* What is needed *
Take each line below that has "parity" and copy it.

Records from a dataset
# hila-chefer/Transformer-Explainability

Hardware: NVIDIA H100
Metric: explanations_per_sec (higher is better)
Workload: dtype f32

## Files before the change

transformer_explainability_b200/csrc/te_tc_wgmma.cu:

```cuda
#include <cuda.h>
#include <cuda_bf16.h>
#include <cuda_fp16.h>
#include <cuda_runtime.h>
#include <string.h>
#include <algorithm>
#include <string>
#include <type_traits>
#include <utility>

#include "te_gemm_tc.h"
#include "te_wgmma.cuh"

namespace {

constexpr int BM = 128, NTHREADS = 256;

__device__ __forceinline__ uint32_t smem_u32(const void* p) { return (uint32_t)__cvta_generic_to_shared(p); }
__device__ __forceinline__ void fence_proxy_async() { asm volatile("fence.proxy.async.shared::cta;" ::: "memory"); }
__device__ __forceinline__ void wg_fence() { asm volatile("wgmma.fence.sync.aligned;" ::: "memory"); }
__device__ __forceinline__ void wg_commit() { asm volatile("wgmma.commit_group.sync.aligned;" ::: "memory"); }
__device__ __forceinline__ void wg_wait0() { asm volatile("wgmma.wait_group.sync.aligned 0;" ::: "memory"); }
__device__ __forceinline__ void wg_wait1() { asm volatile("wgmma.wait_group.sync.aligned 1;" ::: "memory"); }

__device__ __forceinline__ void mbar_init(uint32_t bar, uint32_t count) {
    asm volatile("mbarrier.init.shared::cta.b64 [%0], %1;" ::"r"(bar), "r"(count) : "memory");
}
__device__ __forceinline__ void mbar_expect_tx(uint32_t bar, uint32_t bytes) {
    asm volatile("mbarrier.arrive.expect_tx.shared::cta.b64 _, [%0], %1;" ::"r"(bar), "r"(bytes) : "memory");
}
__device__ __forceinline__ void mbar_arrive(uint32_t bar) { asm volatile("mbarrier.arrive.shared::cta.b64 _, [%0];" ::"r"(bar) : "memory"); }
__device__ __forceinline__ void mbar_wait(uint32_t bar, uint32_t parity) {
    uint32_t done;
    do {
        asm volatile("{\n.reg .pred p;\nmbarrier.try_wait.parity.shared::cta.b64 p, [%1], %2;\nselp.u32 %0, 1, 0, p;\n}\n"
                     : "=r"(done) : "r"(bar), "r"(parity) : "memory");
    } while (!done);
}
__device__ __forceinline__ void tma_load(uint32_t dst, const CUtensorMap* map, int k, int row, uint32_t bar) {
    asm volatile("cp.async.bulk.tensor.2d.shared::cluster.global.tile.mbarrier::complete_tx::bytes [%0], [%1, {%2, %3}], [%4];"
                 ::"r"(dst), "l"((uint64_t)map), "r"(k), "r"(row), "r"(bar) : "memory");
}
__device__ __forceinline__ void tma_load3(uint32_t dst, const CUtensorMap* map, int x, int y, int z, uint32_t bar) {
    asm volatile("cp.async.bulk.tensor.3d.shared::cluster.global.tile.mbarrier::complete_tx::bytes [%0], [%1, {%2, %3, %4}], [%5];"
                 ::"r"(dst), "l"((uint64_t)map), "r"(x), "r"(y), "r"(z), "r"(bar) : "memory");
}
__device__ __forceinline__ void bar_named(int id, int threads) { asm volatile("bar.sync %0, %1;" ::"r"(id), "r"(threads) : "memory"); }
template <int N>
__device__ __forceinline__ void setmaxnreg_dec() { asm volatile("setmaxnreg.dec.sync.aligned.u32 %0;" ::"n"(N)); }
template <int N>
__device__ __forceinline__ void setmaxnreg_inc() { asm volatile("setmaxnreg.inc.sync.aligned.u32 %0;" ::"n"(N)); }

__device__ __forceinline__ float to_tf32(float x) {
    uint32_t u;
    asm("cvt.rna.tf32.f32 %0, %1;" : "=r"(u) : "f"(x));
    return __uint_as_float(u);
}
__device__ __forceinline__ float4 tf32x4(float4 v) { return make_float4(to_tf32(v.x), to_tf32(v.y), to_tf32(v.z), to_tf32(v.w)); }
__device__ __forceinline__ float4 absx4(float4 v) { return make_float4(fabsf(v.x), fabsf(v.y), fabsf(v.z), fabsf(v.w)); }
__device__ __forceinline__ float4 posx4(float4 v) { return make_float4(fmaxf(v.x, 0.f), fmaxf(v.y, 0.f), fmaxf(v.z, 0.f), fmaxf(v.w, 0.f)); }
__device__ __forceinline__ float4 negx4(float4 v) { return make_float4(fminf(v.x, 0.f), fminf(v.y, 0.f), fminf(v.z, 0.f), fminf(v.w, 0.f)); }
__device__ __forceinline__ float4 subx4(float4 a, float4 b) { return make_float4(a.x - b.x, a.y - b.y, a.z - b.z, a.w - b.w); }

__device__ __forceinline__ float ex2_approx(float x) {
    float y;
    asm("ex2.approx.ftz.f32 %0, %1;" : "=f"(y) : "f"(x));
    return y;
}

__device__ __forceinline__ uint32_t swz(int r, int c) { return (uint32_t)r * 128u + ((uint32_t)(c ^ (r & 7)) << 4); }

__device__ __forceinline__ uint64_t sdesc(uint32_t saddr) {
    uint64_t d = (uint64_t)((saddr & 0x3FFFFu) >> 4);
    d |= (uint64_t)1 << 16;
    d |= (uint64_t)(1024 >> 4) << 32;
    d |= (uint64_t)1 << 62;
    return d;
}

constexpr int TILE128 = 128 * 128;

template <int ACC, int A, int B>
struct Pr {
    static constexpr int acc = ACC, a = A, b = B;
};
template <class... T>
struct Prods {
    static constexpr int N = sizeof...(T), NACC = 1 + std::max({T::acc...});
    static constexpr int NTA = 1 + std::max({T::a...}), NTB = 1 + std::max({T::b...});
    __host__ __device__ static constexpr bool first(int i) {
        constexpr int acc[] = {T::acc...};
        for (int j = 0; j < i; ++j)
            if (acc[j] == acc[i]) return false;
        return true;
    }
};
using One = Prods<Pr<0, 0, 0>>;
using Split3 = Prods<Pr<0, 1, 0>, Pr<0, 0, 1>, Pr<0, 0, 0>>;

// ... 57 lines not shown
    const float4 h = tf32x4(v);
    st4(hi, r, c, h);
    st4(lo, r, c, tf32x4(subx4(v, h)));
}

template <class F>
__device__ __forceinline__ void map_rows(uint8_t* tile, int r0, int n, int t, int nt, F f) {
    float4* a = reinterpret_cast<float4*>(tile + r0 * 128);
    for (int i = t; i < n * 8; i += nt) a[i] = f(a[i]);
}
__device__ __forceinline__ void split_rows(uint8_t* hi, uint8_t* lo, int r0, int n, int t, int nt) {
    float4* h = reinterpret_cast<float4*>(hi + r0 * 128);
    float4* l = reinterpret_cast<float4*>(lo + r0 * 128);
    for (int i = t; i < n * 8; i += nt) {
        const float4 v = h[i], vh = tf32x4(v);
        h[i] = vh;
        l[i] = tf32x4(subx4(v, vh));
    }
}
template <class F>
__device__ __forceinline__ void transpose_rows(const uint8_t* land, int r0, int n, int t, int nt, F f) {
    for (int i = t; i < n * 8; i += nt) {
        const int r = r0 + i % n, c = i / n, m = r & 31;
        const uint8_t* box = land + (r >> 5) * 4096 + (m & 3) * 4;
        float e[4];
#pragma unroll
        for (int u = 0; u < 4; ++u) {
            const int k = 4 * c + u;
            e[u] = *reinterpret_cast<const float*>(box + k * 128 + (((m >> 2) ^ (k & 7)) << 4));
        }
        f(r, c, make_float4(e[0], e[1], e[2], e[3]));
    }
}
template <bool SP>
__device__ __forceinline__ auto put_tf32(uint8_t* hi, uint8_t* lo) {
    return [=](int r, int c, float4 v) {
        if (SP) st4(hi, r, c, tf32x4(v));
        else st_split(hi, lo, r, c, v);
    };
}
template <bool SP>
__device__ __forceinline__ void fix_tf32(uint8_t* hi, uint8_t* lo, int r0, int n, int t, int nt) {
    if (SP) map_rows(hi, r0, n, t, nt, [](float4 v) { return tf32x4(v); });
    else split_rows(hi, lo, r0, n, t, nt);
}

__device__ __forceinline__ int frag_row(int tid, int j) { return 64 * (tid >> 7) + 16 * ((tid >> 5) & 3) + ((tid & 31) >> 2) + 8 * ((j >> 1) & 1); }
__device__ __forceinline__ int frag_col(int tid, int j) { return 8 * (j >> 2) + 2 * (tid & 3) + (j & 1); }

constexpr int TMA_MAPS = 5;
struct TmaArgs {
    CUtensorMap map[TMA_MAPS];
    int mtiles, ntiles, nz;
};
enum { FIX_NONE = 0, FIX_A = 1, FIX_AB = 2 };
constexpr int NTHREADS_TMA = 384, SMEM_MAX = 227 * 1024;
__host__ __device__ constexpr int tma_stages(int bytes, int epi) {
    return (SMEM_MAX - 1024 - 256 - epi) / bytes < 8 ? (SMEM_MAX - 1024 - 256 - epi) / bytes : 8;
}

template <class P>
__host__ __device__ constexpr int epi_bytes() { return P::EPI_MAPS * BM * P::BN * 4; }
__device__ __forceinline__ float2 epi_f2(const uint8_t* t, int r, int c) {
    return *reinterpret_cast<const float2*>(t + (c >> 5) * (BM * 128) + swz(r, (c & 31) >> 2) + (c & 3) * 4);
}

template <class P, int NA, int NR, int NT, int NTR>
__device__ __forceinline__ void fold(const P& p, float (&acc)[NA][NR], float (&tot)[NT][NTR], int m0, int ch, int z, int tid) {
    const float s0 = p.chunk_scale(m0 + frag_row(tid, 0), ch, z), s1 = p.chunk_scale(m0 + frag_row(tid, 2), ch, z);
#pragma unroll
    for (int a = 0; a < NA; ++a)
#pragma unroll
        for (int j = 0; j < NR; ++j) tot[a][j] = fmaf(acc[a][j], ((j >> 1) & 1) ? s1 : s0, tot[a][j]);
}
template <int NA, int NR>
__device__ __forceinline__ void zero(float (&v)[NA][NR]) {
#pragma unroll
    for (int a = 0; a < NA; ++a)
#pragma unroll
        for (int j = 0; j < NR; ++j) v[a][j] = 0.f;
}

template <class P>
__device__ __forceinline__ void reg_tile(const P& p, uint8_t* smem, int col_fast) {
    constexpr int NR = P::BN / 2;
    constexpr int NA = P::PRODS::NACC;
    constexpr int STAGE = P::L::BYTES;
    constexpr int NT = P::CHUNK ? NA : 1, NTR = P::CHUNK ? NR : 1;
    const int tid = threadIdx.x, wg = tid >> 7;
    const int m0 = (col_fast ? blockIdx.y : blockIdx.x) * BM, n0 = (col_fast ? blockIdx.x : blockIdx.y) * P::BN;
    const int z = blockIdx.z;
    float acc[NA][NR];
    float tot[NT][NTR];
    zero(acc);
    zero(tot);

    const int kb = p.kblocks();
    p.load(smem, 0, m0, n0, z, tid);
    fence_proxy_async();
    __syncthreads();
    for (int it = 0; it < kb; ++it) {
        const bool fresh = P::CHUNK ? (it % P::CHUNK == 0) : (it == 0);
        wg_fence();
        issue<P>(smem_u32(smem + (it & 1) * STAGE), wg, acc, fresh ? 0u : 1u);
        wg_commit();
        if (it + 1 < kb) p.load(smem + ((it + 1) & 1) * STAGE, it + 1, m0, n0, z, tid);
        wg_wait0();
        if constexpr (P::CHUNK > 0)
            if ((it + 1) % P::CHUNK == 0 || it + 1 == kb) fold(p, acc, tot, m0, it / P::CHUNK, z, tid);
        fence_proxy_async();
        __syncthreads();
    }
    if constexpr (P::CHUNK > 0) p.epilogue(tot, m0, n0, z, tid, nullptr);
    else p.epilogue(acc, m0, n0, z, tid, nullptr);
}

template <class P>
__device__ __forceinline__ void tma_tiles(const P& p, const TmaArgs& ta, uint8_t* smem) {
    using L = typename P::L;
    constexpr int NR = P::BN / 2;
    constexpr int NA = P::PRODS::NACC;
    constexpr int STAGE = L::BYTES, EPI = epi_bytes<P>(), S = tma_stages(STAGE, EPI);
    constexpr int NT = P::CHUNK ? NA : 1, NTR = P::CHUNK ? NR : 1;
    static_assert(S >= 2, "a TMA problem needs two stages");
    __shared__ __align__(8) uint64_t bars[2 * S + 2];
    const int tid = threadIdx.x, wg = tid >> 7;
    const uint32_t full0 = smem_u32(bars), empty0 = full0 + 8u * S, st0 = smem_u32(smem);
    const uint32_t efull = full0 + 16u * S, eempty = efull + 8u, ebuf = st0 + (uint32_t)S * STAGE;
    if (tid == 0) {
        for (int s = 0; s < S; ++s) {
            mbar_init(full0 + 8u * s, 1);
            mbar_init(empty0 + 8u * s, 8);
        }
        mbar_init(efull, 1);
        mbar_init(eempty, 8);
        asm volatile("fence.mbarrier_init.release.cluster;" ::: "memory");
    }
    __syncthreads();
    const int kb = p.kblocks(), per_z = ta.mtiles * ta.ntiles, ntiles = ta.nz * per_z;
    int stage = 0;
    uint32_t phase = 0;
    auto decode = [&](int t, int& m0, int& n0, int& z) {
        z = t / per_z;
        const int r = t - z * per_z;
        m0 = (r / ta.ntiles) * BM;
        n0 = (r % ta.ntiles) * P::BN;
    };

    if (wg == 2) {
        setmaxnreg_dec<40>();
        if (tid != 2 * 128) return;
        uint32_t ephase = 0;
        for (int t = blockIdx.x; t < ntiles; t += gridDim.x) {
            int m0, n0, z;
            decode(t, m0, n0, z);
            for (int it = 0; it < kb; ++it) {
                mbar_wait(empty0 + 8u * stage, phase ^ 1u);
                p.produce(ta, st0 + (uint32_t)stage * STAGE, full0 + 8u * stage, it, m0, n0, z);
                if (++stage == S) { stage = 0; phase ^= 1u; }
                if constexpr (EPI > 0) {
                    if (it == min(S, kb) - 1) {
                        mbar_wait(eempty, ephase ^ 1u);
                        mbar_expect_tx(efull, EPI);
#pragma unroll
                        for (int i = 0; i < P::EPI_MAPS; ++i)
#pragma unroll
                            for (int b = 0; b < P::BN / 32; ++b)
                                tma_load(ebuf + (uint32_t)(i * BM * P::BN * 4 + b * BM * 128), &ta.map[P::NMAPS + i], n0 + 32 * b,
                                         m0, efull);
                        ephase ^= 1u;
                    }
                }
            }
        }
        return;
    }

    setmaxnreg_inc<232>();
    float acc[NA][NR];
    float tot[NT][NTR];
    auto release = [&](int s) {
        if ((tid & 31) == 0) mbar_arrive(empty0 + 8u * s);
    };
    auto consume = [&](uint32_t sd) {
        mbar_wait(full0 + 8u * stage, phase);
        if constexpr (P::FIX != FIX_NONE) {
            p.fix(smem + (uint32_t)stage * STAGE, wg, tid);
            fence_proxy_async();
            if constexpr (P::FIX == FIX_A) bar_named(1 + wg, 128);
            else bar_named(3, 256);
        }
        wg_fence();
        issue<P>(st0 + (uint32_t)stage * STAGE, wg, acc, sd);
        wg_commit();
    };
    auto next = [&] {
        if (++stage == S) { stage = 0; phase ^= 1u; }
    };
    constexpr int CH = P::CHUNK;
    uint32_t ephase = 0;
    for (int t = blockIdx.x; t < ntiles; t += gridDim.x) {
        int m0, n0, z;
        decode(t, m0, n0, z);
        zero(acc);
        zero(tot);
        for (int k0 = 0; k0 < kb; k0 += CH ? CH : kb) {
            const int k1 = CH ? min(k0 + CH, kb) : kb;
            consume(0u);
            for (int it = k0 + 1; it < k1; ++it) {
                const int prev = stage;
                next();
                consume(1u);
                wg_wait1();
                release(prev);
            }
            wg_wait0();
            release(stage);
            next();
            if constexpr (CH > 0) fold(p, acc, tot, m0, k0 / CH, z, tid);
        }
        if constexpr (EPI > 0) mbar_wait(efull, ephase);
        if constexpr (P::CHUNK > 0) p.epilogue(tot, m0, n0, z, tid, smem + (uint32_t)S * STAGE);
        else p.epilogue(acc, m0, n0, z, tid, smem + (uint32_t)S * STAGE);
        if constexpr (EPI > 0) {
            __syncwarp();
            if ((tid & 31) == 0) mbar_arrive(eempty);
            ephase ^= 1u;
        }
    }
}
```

* Written answer *
__device__ __forceinline__ void mbar_wait(uint32_t bar, uint32_t parity) {
        asm volatile("{\n.reg .pred p;\nmbarrier.try_wait.parity.shared::cta.b64 p, [%1], %2;\nselp.u32 %0, 1, 0, p;\n}\n"
                     : "=r"(done) : "r"(bar), "r"(parity) : "memory");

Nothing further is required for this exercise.